Indennizzo a favore dei soggetti danneggiati da complicanze di tipo irreversibile a causa di vaccinazioni obbligatorie, trasfusioni e somministrazione di emoderivati.

Pubblicato: 06/03/1992 In vigore dal: 25/02/1992 Documento ufficiale

Quali sono i presupposti e le condizioni per ottenere l'indennizzo previsto dalla Legge 210/1992 per i danni da vaccinazione?

Spiegato da FiscoAI
La Legge 210/1992 istituisce un sistema di indennizzo a favore di soggetti che hanno subito danni permanenti alla loro integrità psico-fisica a causa di vaccinazioni obbligatorie, trasfusioni di sangue o somministrazione di emoderivati. Il diritto all'indennizzo si applica quando il danno sia irreversibile e documentato, e spetta sia ai danneggiati diretti che, in alcuni casi, ai loro familiari (coniuge e figli contagiati). Nel corso degli anni, la Corte Costituzionale ha esteso progressivamente l'ambito di applicazione della legge, includendo vaccinazioni inizialmente non previste (antipoliomielitica, antiepatite B, antinfluenzale, anti-HPV, anti-epatite A) e, dal 2021, anche la vaccinazione anti SARS-CoV-2 raccomandata dall'autorità sanitaria italiana.
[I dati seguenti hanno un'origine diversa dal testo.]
template <int H, int NT2, int DS = 0, int NS = 0>
__global__ __launch_bounds__(NT2) void rollout_kernel(RolloutArgs a) {
    extern __shared__ __attribute__((aligned(16))) float lds[];
    const Dims d = DS ? dims_const(DS, 5) : a.d;
    MpeCfg c_ = a.c;
    if (NS) { c_.N = NS; c_.obs_dim = DS; }
    const MpeCfg c = c_;
    const Lay<H> ly(d, false);
    const int N = c.N, D = d.D, st = 2 * N;
    const int EPB = R / N;
    const int e0 = blockIdx.x * EPB;
    const int n_here = min(EPB, c.n_env - e0);
    const int rows_here = n_here * N;
    const int64_t B = c.n_env;
    const RtLay tl(ly.total, d.ld1);
    float *XN0 = lds + tl.XN0, *s_ap = lds + tl.AP, *s_av = lds + tl.AV, *s_lp = lds + tl.LP, *s_rew = lds + tl.REW,
          *s_logp = lds + tl.LOGP, *s_val = lds + tl.VAL, *s_m = lds + tl.MIN, *s_cx = lds + tl.CX, *s_cy = lds + tl.CY, *s_u = lds + tl.U;
    int *s_act = reinterpret_cast<int *>(lds + tl.ACT), *s_steps = reinterpret_cast<int *>(lds + tl.STEPS),
        *s_done = reinterpret_cast<int *>(lds + tl.DONE), *s_cv = reinterpret_cast<int *>(lds + tl.CV),
        *s_any = reinterpret_cast<int *>(lds + tl.ANY);
    int64_t *s_row = reinterpret_cast<int64_t *>(lds + tl.ROW);
    uint64_t *s_ep = reinterpret_cast<uint64_t *>(lds + tl.EP);

    if (a.stamps && threadIdx.x == 0 && blockIdx.x < 256) a.stamps[64 + 2 * blockIdx.x] = (long long)wall_clock64();
    const bool main_t = threadIdx.x < NT;
    if (main_t) {
        if (a.img) stage_image<H>(lds, ly, a.img);
        else stage_weights<H>(lds, ly, d, a.P);
    }
    for (int i = threadIdx.x; i < R * d.ld1; i += NT2) { lds[ly.X + i] = 0.f; XN0[i] = 0.f; }
    const VrbState vs = vrb_view(a.b.vrb_state, B, N);
    const int r = threadIdx.x, el = r / N, ai = r - el * N;
    const bool lane_live = r < rows_here;
    const int e = e0 + el;
    constexpr int kEnvBase = NT2 >= 512 ? 256 : 64, kUBase = NT2 >= 512 ? 320 : 128;
    const int bel = (int)threadIdx.x - kEnvBase;
    const bool env_lane = bel >= 0 && bel < n_here;
    const int be = e0 + bel;
    constexpr bool DEFER = NT2 >= 512;
    constexpr int kRewBase = 384;
    const int wl = (int)threadIdx.x - kRewBase;
    const bool rew_lane = DEFER && wl >= 0 && wl < rows_here;
    constexpr int kRetBase = 448;
    const int rl = (int)threadIdx.x - kRetBase;
    const bool ret_lane = DEFER ? (rl >= 0 && rl < n_here) : env_lane;
    const int rq = DEFER ? rl : bel;
    bool pending = false;
    VrbLane vl;
    int n_fin_r = 0;
    EpReturns<kMpeMaxN> epr;
    if (ret_lane) epr.load(vs, N, e0 + rq);
    auto step_returns = [&](int tt, bool trq) {
        const int64_t bq = e0 + rq;
        const bool recq = trq && a.b.ep_rec && n_fin_r < a.b.max_ep;
        epr.fold(a.b.ep_rew_out, a.b.ep_rec, a.b.max_ep, N, B, bq, (int64_t)tt * B + bq, trq, recq, n_fin_r, s_rew + rq * N);
    };
    if (env_lane) {
        vl.load(vs, be);
        s_steps[bel] = a.steps[be];
        s_done[bel] = 1; s_done[R + bel] = 1;
        s_row[bel] = 0; s_row[R + bel] = 0;
    }
    for (int i = threadIdx.x; i < n_here * st; i += NT2) {
        s_ap[i] = a.apos[(int64_t)e0 * st + i];
        s_av[i] = a.avel[(int64_t)e0 * st + i];
        s_lp[i] = a.lpos[(int64_t)e0 * st + i];
    }
    const uint64_t off0 = a.offset + (a.offset_dev ? *a.offset_dev : 0ull);
    const int ur = (int)threadIdx.x - kUBase;
    const bool u_lane = a.mode == 1 && ur >= 0 && ur < rows_here;
    if (u_lane) s_u[ur] = tsm_philox_uniform(a.pol_seed, off0 + (uint64_t)e0 * N + (uint64_t)ur);
    __syncthreads();
    Lay<H> lyf = ly;
    int xcur = ly.X, xnxt = tl.XN0;
    for (int i = threadIdx.x; i < rows_here * D; i += NT2) {
        const int rr = i / D, k = i - rr * D, ee = rr / N;
        lds[xcur + rr * d.ld1 + k] = mpe_obs_elem(c, s_ap + ee * st, s_av + ee * st, s_lp + ee * st, rr - ee * N, k);
    }
    __syncthreads();

    for (int t = 0; t <= a.b.n_steps; ++t) {
        const int g = (t & 1) * R;
        const bool last = t == a.b.n_steps;
        float *XN = lds + xnxt;
        STAMP(0);
        if (a.stamps && blockIdx.x == 0 && threadIdx.x == 0 && t < 64) a.stamps[640 + t] = (long long)wall_clock64();
        STAMP(1);
        lyf.X = xcur;
        if constexpr (NT2 == 2 * NT) tile_forward_split<H>(lds, lyf, d);
        else tile_forward<H>(lds, lyf, d);
        STAMP(2);
        bool tr = false;
        if (env_lane && !last) {
            const int stp = s_steps[bel] + 1;
            tr = stp >= c.max_cycles;
            s_steps[bel] = stp;
            const VrbStep sp = vl.add(vs, a.b.S, t, be, B, tr, a.b.done_store, a.b.ptr_out, a.b.ep_len_out, a.b.ep_idx_out, a.b.ep_rec, a.b.max_ep);
            vl.n_fin += tr ? 1 : 0;
            s_row[g + bel] = sp.row;
            s_done[g + bel] = tr ? 1 : 0;
            const unsigned long long ends = __ballot(tr);
            if (bel == 0) s_any[t & 1] = ends != 0ull;
        }
        if (u_lane && !last) s_u[((t + 1) & 1) * R + ur] = tsm_philox_uniform(a.pol_seed, off0 + (uint64_t)(t + 1) * B * N + (uint64_t)e0 * N + (uint64_t)ur);
        if (DEFER && pending) {
            if (wl >= 0 && wl < 64) {
                const int wr = wl < rows_here ? wl : 0;
                const int wel = wr / N, wai = wr - wel * N;
                const int64_t rowq = s_row[(g ^ R) + wel];
                const MpePos pos = mpe_load_pos(c, s_ap + wel * st);
                const float md = mpe_landmark_min_dist(c, pos, s_lp + wel * st, wai);
                const float local = mpe_local_penalty(c, pos, s_ap + wel * st, wai);
                float mv[kMpeMaxN];
#pragma unroll
                for (int l = 0; l < kMpeMaxN; ++l) mv[l] = l < N ? __shfl(md, wel * N + l, 64) : 0.f;
                const float rw = mpe_reward_regs(c, mv, local);
                if (wl < rows_here) { s_rew[wl] = rw; a.b.rew_store[rowq * N + wai] = rw; }
            }
            pending = false;
        }
        auto pair_task = [&](int p) {
            const int rp = p >> 3, jp = p & 7;
            float sx = 0.f, sy = 0.f;
            int ok = 0;
            if (rp < rows_here && jp < N) {
                const int ep = rp / N, ip = rp - ep * N;
                const float *ap = s_ap + ep * st;
                if (jp != ip) ok = mpe_pair_force(c, ap[2 * ip], ap[2 * ip + 1], ap[2 * jp], ap[2 * jp + 1], ip, jp, sx, sy) ? 1 : 0;
            }
            s_cx[p] = sx; s_cy[p] = sy; s_cv[p] = ok;
        };
        if (DEFER && !last) {
            if (N <= 4) { if (rl >= 0 && rl < 64) pair_task(((rl >> 2) << 3) | (rl & 3)); }
            else if (rl >= 0 && rl < 64) pair_task(rl);
            else if (ur >= 0 && ur < 64) pair_task(64 + ur);
        }
        if (main_t) {
            const int hr = threadIdx.x >> 4, j = threadIdx.x & 15;
            const float *lg = lds + ly.OUT + hr * ly.ldo;
            const bool on = j < d.A;
            const float x = on ? lg[j] : -INFINITY;
            const float m = row16_max(x);
            const float ex = on ? expf(x - m) : 0.f;
            const int gbase = threadIdx.x & 48;
            float ssum = 0.f;
            row_prefix_sum<0>(ex, d.A, ssum);
            if (j == 0 && hr < rows_here) {
                const float val = lg[16];
                const int hel = hr / N;
                if (!s_done[(g ^ R) + hel] && a.b.vnext_store)
                    a.b.vnext_store[s_row[(g ^ R) + hel] * N + (hr - hel * N)] = val;
                if (!last) s_val[hr] = val;
            }
            if (!last) {
                int act = 0;
                if (a.mode == 1) {
                    const float u = s_u[(t & 1) * R + (hr < rows_here ? hr : 0)] * ssum;
                    float cs = 0.f;
                    act = d.A - 1;
                    bool found = false;
                    row_cdf_pick<0>(ex, d.A, u, cs, act, found);
                } else {
                    const unsigned long long eq = __ballot(on && x == m);
                    act = __ffsll((long long)((eq >> gbase) & 0xFFFFull)) - 1;
                }
                const float la = __shfl(x, gbase + act, 64);
                if (j == 0 && hr < rows_here) {
                    s_act[hr] = act;
                    s_logp[hr] = la - (m + logf(ssum));
                }
            }
        }
        __syncthreads();
        STAMP(3);
        if (DEFER && t > 0 && ret_lane) {
            step_returns(t - 1, s_done[(g ^ R) + rq] != 0);
        }
        if (last) {
            if (a.obs_cur_out)
                for (int i = threadIdx.x; i < rows_here * D; i += NT2) {
                    const int rr = i / D, k = i - rr * D;
                    a.obs_cur_out[((int64_t)e0 * N + rr) * D + k] = lds[xcur + rr * d.ld1 + k];
                }
            break;
        }
        if constexpr (!DEFER) {
            if (threadIdx.x < R * 8) pair_task(threadIdx.x);
            XSTAMP(5);
            __syncthreads();
        }
        XSTAMP(0);
        if (lane_live) {
            const float px = s_ap[el * st + 2 * ai], py = s_ap[el * st + 2 * ai + 1];
            const float vx = s_av[el * st + 2 * ai], vy = s_av[el * st + 2 * ai + 1];
            float fx = mpe_action_force(c, s_act[r], 0);
            float fy = mpe_action_force(c, s_act[r], 1);
            mpe_pair_fold(c, s_cx, s_cy, s_cv, r, fx, fy);
            float npx, npy, nvx, nvy;
            mpe_integrate(c, px, py, vx, vy, fx, fy, npx, npy, nvx, nvy);
            s_ap[el * st + 2 * ai] = npx; s_ap[el * st + 2 * ai + 1] = npy;
            s_av[el * st + 2 * ai] = nvx; s_av[el * st + 2 * ai + 1] = nvy;
        }
        __syncthreads();
        XSTAMP(1);
        const int any_done = s_any[t & 1];
        const bool now = !DEFER || any_done;
        if (now) {
            float local = 0.f;
            if (lane_live) {
                const MpePos pos = mpe_load_pos(c, s_ap + el * st);
                s_m[r] = mpe_landmark_min_dist(c, pos, s_lp + el * st, ai);
                local = mpe_local_penalty(c, pos, s_ap + el * st, ai);
            }
            XSTAMP(2);
            if (!DEFER && threadIdx.x >= 64)
                for (int i = threadIdx.x - 64; i < rows_here * D; i += NT2 - 64) {
                    const int rr = i / D, k = i - rr * D, ee = rr / N;
                    XN[rr * d.ld1 + k] =
                        mpe_obs_elem(c, s_ap + ee * st, s_av + ee * st, s_lp + ee * st, rr - ee * N, k);
                }
            __syncthreads();
            XSTAMP(3);
            if (lane_live) s_rew[r] = mpe_reward(c, s_m + el * N, local);
            __syncthreads();
            XSTAMP(4);
            if (!DEFER && ret_lane) {
                step_returns(t, s_done[g + rq] != 0);
            }
        }
        STAMP(4);
        for (int i = threadIdx.x; i < rows_here * D; i += NT2) {
            const int rr = i / D, k = i - rr * D, ee = rr / N;
            float v;
            if constexpr (DEFER) {
                v = mpe_obs_elem(c, s_ap + ee * st, s_av + ee * st, s_lp + ee * st, rr - ee * N, k);
                XN[rr * d.ld1 + k] = v;
            } else {
                v = XN[rr * d.ld1 + k];
            }
            const int64_t dst = (s_row[g + ee] * N + (rr - ee * N)) * D + k;
            a.b.obs_store[dst] = lds[xcur + rr * d.ld1 + k];
            if (a.b.obs_next_store) a.b.obs_next_store[dst] = v;
        }
        if (ur >= 0 && ur < rows_here) {
            const int pel = ur / N, pai = ur - pel * N;
            const int64_t dst = s_row[g + pel] * N + pai;
            a.b.act_store[dst] = s_act[ur];
            if (now) a.b.rew_store[dst] = s_rew[ur];
            a.b.term_store[dst] = 0;
            a.b.trunc_store[dst] = (uint8_t)s_done[g + pel];
            if (a.b.logp_store) a.b.logp_store[dst] = s_logp[ur];
            if (a.b.vs_store) a.b.vs_store[dst] = s_val[ur];
        }
        if constexpr (DEFER) __syncthreads();
        pending = !now;
        STAMP(5);
        if (any_done) {
            if (a.b.vnext_store) {
                lyf.X = xnxt;
                if constexpr (NT2 == 2 * NT) tile_forward_split<H>(lds, lyf, d);
                else tile_forward<H>(lds, lyf, d);
                if (lane_live && s_done[g + el]) a.b.vnext_store[s_row[g + el] * N + ai] = lds[ly.OUT + r * ly.ldo + 16];
            }
            if (a.auto_reset) {
                if (env_lane && s_done[g + bel]) {
                    const uint64_t ep = a.episode_ctr[be];
                    s_ep[bel] = ep;
                    a.episode_ctr[be] = ep + 1;
                    s_steps[bel] = 0;
                }
                __syncthreads();
                if (lane_live && s_done[g + el])
                    mpe_reset_agent(c, e, a.env_seed, s_ep[el], ai, s_ap + el * st, s_av + el * st, s_lp + el * st);
                __syncthreads();
                for (int i = threadIdx.x; i < rows_here * D; i += NT2) {
                    const int rr = i / D, k = i - rr * D, ee = rr / N;
                    if (s_done[g + ee])
                        XN[rr * d.ld1 + k] =
                            mpe_obs_elem(c, s_ap + ee * st, s_av + ee * st, s_lp + ee * st, rr - ee * N, k);
                }
                __syncthreads();
            }
        }
        { const int tmp = xcur; xcur = xnxt; xnxt = tmp; }
        STAMP(6);
    }
    __syncthreads();
    if (a.stamps && threadIdx.x == 0 && blockIdx.x < 256) a.stamps[65 + 2 * blockIdx.x] = (long long)wall_clock64();
    for (int i = threadIdx.x; i < n_here * st; i += NT2) {
        a.apos[(int64_t)e0 * st + i] = s_ap[i];
        a.avel[(int64_t)e0 * st + i] = s_av[i];
        a.lpos[(int64_t)e0 * st + i] = s_lp[i];
    }
    if (env_lane) {
        a.steps[be] = s_steps[bel];
        vl.store(vs, a.b.ep_rec, be);
    }
    if (ret_lane) epr.store(vs, N, e0 + rq);
    rollout_advance_counter(a.b.done_ctr, a.b.offset_dev_rw, a.b.offset_inc, threadIdx.x == 0);
}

L'indennizzo consiste in un assegno reversibile per quindici anni, determinato secondo la tabella B della Legge 177/1976, rivalutato annualmente in base all'inflazione programmata, ed è cumulabile con altri emolumenti. I beneficiari sono inoltre esentati dalla partecipazione alla spesa sanitaria per le prestazioni necessarie alla diagnosi e cura delle patologie coperte dalla legge.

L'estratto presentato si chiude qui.